**Exercise description:**
Every line of the material below that holds the string "putv" should be copied.

**Extracted entries:**
+  int maxT[6] = {}, maxP[6] = {}, pbOf[6] = {4, 4, 4, 4, 4, 4};
+  double macBytes[6] = {}, macFlops[6] = {}, fwdBytes = 0, fwdFlops = 0, invBytes = 0, invFlops = 0;
+  int64_t chainMax = 0;
+  int nprof = 0;
+  const PendingTail& p0 = batch.front();
+  if ((size_t)m * p0.xFrames * kCoarseBins * sizeof(float2) > coarseX.bytes || (size_t)m * p0.yRows * p0.yFrames * kCoarseBins * sizeof(float2) > coarseY.bytes)
+    fail(GA_ERR_INVALID_OPERATION, "internal: coarse spectra arenas are too small for a batch of deferred stages");
+  for (int k = 0; k < m; k++) {
+    PendingTail& t = batch[k];
+    const int xBase = k * p0.xFrames, yBase = k * p0.yRows, termBase = (int)terms.size(), ylBase = (int)ylist.size();
+    for (CoarseXRow r : t.xrows) {
+      r.frame0 += xBase;
+      xrows.push_back(r);
+    }
+    for (CoarseTerm tm : t.terms) {
+      tm.frame0 += xBase;
+      terms.push_back(tm);
+    }
+    for (int i = 0; i < 6; i++) {
+      for (CoarseJob j : t.jobs[i]) {
+        j.term0 += termBase;
+        j.yrow0 += yBase;
+        jobs[i].push_back(j);
+      }
+      if (t.jobs[i].empty()) continue;
+      maxT[i] = std::max(maxT[i], t.maxT[i]);
+      maxP[i] = std::max(maxP[i], t.maxP[i]);
+      pbOf[i] = std::min(pbOf[i], t.pbOf[i]);
+      macBytes[i] += t.macBytes[i];
+      macFlops[i] += t.macFlops[i];
+    }
+    for (CoarseOut o : t.outs) {
+      o.y0 += ylBase;
+      if (k > 0 && o.tail_in) {
+        chain.push_back(CoarseChain{o.out, o.tail_in, o.tail_len});
+        chainMax = std::max(chainMax, o.tail_len);
+        o.tail_in = nullptr;
+      }
+      outs.push_back(o);
+    }
+    for (int y : t.ylist) ylist.push_back(y + yBase);
+    fwdBytes += t.fwdBytes;
+    fwdFlops += t.fwdFlops;
+    invBytes += t.invBytes;
+    invFlops += t.invFlops;
+    nprof += t.profiled ? 1 : 0;
+  }
+  const size_t xo = tb.putv(xrows), to = tb.putv(terms), oo = tb.putv(outs), yo = tb.putv(ylist), co = tb.putv(chain);
+  size_t jo[6];
+  for (int i = 0; i < 6; i++) jo[i] = tb.putv(jobs[i]);
+  const size_t tbytes = (tb.host.size() + 15) & ~(size_t)15;
+  const int hs = (int)(tailFlushSeq++ % kTailStage);
+  if (tailHostDone[hs]) GA_HIP(hipEventSynchronize(tailHostDone[hs]));
+  if (tailHostBytes[hs] < tbytes) {
+    if (tailHost[hs]) (void)hipHostFree(tailHost[hs]);
+    tailHost[hs] = nullptr;
+    tailHostBytes[hs] = (tbytes + tbytes / 4 + 4096 + 15) & ~(size_t)15;
+    GA_HIP(hipHostMalloc(&tailHost[hs], tailHostBytes[hs], hipHostMallocDefault));
+  }
+  ensure(tailTables, tbytes + tbytes / 4 + 4096);
+  std::memset(tailHost[hs], 0, tbytes);
+  std::memcpy(tailHost[hs], tb.host.data(), tb.host.size());
+  if (tableUploadKernel) launch_table_upload(stream, tailTables.p, tailHost[hs], tbytes);
+  else GA_HIP(hipMemcpyAsync(tailTables.p, tailHost[hs], tbytes, hipMemcpyHostToDevice, stream));
+  if (!tailHostDone[hs]) GA_HIP(hipEventCreateWithFlags(&tailHostDone[hs], hipEventDisableTiming));
+  GA_HIP(hipEventRecord(tailHostDone[hs], stream));
+  uint8_t* base = (uint8_t*)tailTables.p;
+  hipStream_t st = stream;
+  float2* X = (float2*)coarseX.p;
+  float2* Y = (float2*)coarseY.p;
+  ProfBatch pb{};
+  pb.tailBatch = true;
+  pb.share = (double)nprof / (double)m;
+  const bool prof = nprof > 0;
+  if (prof) {
+    GA_HIP(hipEventCreate(&pb.begin));
+    GA_HIP(hipEventCreate(&pb.end));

**Response box:**
+  const size_t xo = tb.putv(xrows), to = tb.putv(terms), oo = tb.putv(outs), yo = tb.putv(ylist), co = tb.putv(chain);
+  for (int i = 0; i < 6; i++) jo[i] = tb.putv(jobs[i]);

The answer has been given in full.